(Collected data)
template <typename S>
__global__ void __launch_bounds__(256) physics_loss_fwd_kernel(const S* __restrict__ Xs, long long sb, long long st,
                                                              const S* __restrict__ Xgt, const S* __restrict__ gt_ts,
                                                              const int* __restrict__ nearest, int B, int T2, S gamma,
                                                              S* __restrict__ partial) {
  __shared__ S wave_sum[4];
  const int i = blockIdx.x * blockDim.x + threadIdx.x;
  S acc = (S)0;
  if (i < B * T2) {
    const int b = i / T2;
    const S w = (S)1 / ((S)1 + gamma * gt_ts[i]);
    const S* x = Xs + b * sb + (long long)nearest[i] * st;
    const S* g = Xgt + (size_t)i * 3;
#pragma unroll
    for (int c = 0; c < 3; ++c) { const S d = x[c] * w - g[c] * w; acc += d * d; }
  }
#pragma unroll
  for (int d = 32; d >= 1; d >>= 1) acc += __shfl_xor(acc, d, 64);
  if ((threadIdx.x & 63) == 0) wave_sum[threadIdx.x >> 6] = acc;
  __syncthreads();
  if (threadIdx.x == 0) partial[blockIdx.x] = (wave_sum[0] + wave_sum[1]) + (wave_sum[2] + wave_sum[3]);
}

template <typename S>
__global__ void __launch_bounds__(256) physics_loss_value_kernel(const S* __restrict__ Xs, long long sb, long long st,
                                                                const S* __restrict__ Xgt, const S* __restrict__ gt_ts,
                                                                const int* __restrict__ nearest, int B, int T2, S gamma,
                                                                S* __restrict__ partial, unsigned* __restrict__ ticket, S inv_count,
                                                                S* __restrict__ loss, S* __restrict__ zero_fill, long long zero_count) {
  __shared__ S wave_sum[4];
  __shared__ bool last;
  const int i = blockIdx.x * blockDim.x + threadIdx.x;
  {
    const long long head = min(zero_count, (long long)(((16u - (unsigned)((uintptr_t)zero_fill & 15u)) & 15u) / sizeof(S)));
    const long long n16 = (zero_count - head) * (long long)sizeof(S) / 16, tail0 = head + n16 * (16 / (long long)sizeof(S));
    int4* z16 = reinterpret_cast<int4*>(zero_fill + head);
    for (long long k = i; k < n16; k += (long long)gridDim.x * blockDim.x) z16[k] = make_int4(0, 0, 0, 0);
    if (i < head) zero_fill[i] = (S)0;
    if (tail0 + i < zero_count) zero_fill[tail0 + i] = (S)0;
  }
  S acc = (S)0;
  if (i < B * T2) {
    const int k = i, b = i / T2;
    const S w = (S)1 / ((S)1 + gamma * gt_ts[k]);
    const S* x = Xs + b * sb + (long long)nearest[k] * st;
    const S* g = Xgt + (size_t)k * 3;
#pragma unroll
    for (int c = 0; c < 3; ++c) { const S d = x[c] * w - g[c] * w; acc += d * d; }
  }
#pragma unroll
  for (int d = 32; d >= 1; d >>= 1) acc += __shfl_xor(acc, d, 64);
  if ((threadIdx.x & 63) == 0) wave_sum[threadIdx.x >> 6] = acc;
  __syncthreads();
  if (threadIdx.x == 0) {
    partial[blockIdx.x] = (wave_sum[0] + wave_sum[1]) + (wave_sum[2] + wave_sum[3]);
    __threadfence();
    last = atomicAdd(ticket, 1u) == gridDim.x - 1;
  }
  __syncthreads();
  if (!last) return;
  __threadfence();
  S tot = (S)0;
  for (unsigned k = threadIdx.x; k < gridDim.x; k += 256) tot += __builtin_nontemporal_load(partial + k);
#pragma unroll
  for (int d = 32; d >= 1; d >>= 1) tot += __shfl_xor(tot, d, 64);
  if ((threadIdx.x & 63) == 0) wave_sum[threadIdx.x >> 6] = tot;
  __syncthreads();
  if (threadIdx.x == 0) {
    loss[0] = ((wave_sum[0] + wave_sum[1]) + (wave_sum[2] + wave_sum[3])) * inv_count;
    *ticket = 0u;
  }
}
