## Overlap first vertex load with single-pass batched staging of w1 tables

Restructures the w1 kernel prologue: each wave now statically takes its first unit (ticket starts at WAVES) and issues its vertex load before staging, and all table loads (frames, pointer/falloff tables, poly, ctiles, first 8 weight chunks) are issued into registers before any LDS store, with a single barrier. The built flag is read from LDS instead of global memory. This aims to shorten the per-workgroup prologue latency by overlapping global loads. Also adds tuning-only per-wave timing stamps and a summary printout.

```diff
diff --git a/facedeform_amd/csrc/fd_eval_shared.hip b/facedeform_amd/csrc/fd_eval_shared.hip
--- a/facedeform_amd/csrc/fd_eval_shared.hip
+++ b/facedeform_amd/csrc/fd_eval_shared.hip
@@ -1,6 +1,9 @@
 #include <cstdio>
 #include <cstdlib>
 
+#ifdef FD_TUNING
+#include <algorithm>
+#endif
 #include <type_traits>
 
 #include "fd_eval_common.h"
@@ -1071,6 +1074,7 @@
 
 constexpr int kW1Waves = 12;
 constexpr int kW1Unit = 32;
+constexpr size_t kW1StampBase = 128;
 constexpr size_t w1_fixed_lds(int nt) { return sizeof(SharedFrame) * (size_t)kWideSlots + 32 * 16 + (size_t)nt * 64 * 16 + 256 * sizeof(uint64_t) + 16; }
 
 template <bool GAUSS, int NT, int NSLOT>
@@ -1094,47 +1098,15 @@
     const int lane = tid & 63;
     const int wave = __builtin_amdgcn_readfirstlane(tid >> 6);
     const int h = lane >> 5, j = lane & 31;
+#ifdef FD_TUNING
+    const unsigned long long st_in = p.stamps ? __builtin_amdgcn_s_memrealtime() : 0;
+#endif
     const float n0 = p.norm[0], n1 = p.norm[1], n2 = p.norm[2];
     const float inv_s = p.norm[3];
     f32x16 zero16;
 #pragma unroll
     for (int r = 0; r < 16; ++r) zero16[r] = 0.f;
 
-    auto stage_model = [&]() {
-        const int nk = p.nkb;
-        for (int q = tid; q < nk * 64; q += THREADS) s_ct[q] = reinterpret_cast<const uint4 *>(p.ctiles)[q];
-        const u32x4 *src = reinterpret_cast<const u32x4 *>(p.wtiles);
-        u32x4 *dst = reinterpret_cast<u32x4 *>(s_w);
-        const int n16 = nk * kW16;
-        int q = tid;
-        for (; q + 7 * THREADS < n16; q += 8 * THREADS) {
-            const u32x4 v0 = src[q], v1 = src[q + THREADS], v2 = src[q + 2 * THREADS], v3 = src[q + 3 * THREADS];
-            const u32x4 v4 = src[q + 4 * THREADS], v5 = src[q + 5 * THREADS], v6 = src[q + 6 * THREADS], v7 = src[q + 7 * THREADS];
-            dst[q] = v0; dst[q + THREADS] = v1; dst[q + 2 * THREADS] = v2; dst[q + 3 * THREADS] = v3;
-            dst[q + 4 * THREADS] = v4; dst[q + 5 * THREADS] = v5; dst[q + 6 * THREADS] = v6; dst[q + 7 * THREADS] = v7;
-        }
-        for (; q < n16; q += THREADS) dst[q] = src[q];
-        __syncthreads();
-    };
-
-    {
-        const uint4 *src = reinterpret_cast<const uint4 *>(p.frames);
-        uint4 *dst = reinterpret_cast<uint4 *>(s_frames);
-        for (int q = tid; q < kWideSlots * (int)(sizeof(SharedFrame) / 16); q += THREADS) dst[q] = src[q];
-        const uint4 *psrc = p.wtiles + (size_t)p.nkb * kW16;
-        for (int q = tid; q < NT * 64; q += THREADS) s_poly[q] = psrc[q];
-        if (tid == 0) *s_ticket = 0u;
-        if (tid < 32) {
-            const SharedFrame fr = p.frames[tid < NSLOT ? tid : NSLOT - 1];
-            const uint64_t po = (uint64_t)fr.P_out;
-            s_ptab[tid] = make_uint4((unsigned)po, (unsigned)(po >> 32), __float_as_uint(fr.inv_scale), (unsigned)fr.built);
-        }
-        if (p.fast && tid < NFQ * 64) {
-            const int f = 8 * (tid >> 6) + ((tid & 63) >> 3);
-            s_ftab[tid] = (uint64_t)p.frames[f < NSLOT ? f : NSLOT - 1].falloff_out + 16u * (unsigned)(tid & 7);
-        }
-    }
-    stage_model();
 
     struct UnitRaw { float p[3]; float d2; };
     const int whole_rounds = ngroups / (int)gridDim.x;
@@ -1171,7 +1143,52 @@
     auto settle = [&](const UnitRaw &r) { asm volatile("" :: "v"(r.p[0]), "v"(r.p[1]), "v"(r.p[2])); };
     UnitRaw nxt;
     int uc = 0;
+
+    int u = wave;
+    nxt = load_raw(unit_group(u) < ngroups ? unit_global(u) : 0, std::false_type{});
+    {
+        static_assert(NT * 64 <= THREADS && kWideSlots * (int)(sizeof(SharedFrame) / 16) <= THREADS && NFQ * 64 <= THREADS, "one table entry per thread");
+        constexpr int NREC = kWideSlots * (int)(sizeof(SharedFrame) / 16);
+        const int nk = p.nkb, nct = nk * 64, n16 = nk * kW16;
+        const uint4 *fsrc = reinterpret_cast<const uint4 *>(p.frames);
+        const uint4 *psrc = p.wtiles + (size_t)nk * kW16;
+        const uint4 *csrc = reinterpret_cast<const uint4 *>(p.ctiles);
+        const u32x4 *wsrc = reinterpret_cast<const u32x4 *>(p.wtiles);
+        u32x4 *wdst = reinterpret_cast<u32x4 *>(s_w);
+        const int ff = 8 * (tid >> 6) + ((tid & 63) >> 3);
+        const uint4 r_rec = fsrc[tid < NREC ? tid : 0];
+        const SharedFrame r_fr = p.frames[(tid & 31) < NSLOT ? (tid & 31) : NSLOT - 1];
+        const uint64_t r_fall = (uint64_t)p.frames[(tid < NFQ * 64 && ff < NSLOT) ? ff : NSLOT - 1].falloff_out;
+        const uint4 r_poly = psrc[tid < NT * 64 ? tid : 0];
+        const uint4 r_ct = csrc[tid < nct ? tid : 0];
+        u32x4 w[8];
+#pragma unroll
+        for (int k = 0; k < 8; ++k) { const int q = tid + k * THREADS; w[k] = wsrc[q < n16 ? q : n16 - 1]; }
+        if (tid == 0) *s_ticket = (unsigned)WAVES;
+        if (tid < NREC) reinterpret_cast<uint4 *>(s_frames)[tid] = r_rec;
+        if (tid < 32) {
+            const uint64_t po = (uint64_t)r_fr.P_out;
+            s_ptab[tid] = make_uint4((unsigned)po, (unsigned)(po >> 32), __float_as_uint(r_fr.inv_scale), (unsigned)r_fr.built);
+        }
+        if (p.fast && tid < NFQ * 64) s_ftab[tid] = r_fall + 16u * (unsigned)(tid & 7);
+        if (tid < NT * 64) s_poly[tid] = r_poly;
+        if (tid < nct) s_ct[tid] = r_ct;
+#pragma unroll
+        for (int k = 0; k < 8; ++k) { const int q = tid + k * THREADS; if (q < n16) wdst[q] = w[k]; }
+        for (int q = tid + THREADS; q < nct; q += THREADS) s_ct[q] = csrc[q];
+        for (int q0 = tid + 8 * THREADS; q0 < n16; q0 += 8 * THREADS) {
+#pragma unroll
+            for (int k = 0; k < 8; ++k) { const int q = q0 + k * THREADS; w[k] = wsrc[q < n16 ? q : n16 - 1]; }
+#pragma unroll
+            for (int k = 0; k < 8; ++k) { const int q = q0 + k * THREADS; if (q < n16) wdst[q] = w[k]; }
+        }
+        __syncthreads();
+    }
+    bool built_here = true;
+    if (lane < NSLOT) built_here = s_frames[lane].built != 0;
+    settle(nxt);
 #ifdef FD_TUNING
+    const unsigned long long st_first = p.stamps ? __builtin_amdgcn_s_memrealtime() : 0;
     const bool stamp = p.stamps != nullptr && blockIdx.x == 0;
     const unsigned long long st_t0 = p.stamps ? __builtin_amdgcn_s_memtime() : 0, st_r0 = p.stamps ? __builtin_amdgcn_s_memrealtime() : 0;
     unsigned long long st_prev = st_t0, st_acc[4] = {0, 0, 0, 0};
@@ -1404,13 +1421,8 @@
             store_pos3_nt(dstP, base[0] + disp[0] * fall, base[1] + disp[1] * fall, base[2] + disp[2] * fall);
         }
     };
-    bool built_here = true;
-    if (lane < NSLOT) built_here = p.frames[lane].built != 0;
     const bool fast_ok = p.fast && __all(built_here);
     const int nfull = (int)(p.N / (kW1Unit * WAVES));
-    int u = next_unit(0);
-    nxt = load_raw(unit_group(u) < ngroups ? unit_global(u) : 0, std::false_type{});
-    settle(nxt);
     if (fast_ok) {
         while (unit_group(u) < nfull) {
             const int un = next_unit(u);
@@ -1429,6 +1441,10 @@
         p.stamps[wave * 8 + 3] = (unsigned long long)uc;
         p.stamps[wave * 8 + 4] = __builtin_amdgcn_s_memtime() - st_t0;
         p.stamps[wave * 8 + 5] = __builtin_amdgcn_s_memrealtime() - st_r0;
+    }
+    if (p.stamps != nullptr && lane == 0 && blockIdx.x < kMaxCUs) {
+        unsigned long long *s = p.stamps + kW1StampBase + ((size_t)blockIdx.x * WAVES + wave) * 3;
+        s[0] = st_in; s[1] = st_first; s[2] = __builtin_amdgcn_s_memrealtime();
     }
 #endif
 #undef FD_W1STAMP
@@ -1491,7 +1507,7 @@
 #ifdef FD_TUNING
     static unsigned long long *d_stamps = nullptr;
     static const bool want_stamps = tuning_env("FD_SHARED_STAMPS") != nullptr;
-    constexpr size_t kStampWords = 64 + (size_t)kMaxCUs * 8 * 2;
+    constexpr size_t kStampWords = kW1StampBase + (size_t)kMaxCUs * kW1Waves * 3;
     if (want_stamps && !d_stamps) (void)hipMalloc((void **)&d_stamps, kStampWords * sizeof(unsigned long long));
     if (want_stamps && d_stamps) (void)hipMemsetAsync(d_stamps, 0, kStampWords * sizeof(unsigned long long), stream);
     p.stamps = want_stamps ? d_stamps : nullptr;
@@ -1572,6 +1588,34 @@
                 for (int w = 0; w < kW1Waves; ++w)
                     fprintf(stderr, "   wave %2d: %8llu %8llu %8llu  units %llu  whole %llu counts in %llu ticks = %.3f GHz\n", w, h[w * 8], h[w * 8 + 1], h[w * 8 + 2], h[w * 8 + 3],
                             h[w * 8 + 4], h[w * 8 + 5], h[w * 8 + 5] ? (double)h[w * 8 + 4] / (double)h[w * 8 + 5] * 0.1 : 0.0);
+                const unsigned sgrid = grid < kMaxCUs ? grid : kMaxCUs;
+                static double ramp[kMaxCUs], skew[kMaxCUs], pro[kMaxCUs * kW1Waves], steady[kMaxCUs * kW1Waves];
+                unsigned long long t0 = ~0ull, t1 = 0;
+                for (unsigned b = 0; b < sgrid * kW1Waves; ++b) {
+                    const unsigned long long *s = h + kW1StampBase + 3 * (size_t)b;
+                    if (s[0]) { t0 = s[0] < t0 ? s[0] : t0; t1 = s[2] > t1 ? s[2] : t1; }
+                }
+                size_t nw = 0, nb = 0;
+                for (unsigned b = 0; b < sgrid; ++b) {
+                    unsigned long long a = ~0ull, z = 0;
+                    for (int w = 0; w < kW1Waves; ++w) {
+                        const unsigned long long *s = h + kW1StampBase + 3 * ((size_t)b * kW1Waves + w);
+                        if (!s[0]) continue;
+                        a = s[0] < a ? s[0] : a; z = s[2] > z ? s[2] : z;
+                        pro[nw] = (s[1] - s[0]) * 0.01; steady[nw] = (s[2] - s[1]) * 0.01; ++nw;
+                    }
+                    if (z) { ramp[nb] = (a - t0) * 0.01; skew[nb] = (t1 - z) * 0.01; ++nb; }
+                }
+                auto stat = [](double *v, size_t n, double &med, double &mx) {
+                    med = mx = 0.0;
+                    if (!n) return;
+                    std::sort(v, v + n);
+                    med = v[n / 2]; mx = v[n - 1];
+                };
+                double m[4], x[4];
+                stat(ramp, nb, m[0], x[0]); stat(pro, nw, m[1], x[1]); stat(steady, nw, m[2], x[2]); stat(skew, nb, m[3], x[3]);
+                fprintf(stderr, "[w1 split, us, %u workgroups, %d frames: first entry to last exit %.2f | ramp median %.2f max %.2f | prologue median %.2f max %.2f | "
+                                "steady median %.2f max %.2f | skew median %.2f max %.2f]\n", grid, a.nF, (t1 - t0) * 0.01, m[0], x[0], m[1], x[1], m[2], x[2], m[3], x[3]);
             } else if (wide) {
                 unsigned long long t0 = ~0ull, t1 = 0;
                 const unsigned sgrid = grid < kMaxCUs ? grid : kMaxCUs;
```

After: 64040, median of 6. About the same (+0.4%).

...

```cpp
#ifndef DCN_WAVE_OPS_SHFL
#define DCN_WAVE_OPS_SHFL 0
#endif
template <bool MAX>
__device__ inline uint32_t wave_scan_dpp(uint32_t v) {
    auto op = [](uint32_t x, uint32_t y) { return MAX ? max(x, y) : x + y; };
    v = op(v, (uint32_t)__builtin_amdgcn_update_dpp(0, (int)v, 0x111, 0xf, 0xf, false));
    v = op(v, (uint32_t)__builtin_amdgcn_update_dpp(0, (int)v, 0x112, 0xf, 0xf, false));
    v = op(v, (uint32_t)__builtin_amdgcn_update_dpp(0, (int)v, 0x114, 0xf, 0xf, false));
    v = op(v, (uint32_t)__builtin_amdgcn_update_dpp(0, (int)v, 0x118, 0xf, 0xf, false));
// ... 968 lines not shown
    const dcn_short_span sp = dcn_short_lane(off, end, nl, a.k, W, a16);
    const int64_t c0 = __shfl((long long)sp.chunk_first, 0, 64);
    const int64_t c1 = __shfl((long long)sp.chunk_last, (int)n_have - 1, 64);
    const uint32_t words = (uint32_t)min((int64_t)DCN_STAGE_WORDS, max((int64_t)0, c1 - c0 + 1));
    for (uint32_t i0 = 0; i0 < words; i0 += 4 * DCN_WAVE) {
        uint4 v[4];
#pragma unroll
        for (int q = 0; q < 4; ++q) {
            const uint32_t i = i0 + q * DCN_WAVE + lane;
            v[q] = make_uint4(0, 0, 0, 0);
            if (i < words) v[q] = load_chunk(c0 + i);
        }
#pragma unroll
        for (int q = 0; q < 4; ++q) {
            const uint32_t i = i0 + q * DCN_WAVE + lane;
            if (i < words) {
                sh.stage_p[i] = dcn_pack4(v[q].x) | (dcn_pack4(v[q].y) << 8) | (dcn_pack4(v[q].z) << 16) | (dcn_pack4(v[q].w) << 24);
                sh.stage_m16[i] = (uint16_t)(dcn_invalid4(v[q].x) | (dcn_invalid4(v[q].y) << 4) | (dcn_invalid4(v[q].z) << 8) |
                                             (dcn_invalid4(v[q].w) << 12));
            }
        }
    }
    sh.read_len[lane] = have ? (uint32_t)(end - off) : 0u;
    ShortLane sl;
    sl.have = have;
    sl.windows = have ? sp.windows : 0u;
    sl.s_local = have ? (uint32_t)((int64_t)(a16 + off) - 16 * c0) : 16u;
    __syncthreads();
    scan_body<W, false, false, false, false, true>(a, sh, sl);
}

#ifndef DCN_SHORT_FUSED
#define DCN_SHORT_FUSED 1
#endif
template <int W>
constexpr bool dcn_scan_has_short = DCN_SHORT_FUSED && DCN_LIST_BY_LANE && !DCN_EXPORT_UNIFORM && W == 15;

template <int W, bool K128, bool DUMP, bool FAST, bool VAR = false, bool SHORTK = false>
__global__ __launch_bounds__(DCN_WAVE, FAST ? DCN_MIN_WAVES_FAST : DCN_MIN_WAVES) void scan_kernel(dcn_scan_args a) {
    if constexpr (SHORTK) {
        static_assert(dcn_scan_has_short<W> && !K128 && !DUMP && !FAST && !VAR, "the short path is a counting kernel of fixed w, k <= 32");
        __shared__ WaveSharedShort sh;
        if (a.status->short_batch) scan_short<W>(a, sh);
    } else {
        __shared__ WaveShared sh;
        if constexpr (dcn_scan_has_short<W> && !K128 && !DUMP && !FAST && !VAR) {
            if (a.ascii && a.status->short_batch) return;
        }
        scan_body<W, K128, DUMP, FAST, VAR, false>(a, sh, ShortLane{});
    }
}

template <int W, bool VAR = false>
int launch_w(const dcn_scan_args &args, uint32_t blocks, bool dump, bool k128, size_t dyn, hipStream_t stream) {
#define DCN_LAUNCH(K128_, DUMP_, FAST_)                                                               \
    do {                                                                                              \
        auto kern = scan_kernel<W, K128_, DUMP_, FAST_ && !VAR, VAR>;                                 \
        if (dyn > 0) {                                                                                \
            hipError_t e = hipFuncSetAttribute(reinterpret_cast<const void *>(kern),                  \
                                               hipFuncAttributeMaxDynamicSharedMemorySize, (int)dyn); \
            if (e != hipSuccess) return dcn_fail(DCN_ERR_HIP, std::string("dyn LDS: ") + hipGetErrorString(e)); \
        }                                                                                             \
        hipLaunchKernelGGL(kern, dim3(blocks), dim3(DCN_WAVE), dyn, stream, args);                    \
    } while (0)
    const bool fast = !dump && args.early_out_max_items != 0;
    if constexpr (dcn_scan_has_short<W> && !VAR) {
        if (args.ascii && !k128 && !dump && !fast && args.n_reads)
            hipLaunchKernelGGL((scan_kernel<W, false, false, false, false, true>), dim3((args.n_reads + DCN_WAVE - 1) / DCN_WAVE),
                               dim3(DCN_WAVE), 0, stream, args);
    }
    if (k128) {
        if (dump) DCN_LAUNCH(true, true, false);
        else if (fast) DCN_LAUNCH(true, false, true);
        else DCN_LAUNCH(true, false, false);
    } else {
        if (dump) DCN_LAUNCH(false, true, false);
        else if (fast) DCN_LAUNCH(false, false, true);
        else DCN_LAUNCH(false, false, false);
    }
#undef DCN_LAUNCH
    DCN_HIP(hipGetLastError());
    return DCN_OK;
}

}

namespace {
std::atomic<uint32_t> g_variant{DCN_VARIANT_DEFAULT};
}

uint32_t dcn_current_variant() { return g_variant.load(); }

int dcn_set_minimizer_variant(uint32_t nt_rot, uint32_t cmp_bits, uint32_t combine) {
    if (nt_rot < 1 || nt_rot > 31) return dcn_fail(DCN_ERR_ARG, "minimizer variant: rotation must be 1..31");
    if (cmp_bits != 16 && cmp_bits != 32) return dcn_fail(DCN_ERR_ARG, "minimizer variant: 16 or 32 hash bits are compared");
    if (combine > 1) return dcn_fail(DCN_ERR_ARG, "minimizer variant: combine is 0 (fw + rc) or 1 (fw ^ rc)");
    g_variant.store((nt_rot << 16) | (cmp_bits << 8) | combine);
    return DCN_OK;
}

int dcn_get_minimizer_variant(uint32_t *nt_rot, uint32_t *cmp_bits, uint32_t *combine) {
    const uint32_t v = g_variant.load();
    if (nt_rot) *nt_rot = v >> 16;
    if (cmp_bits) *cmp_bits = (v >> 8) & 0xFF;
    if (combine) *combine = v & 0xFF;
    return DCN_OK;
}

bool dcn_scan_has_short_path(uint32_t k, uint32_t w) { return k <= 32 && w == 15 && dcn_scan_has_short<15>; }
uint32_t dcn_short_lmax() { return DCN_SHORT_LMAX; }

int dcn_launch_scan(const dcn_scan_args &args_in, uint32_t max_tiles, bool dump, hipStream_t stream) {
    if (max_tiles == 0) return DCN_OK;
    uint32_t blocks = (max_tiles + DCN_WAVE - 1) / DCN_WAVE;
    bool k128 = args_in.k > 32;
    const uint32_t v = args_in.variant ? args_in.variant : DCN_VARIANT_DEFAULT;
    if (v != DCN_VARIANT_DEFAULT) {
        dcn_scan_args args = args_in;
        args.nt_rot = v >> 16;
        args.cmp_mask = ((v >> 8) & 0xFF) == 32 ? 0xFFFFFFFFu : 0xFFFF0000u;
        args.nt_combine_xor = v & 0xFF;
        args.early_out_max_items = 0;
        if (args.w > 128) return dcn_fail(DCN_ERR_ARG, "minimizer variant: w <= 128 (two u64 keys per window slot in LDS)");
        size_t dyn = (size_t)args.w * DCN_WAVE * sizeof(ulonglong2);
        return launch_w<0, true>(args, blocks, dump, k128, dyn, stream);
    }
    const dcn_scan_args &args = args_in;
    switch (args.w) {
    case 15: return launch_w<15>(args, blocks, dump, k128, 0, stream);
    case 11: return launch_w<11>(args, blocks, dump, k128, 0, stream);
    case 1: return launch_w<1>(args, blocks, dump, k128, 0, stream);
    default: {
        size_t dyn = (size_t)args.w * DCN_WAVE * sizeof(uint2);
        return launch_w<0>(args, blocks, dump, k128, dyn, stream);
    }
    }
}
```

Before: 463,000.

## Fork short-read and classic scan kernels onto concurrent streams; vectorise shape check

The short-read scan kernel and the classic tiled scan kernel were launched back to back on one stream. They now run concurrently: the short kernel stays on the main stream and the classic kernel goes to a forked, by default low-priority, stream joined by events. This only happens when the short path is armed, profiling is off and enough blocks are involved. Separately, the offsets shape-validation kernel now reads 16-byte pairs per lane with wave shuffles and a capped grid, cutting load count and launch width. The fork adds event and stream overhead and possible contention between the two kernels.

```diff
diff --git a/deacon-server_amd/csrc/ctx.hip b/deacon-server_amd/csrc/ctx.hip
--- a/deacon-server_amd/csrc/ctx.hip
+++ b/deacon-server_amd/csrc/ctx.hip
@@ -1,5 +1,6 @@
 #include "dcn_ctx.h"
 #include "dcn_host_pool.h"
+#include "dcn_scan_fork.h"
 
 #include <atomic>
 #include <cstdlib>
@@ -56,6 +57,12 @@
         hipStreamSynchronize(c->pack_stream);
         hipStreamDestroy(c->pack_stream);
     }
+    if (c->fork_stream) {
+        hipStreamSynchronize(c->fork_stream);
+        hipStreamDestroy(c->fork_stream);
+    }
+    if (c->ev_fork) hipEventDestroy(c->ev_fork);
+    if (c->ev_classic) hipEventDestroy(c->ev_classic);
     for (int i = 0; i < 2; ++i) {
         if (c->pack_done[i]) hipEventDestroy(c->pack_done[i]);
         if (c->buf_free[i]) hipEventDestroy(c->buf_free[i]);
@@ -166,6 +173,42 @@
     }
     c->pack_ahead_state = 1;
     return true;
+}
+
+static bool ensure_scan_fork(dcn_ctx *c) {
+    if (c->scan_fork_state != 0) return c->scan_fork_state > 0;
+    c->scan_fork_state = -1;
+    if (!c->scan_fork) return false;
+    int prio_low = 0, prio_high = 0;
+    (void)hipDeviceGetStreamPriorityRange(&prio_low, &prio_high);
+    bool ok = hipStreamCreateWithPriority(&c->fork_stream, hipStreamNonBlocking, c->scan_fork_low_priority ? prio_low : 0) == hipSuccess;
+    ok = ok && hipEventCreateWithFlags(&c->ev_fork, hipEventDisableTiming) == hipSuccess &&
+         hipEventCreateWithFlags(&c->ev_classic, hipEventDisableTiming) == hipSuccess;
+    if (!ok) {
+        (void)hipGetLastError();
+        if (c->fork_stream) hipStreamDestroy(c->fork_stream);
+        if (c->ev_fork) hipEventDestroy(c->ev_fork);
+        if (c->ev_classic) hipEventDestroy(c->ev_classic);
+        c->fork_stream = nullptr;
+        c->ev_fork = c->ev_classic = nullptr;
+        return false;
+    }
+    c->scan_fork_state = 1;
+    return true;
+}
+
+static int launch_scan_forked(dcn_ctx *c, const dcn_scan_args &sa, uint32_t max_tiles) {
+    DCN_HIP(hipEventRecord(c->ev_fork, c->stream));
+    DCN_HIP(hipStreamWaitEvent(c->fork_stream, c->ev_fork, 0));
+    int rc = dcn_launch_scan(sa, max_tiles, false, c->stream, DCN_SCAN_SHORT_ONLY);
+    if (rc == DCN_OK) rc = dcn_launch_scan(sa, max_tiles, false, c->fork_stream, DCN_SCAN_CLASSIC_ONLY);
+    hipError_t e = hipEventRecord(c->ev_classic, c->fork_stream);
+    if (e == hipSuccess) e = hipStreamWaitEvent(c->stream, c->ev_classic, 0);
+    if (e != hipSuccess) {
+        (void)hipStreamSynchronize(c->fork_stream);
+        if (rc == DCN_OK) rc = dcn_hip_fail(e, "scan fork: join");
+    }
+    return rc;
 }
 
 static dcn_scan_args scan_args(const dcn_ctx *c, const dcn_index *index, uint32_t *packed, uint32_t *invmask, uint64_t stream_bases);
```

■ YOUR OBJECTIVE:
Reproduce each line of the entries in which the word "ascii" is found.

■ REPLY TO THE TASK:
            if (a.ascii && a.status->short_batch) return;
        if (args.ascii && !k128 && !dump && !fast && args.n_reads)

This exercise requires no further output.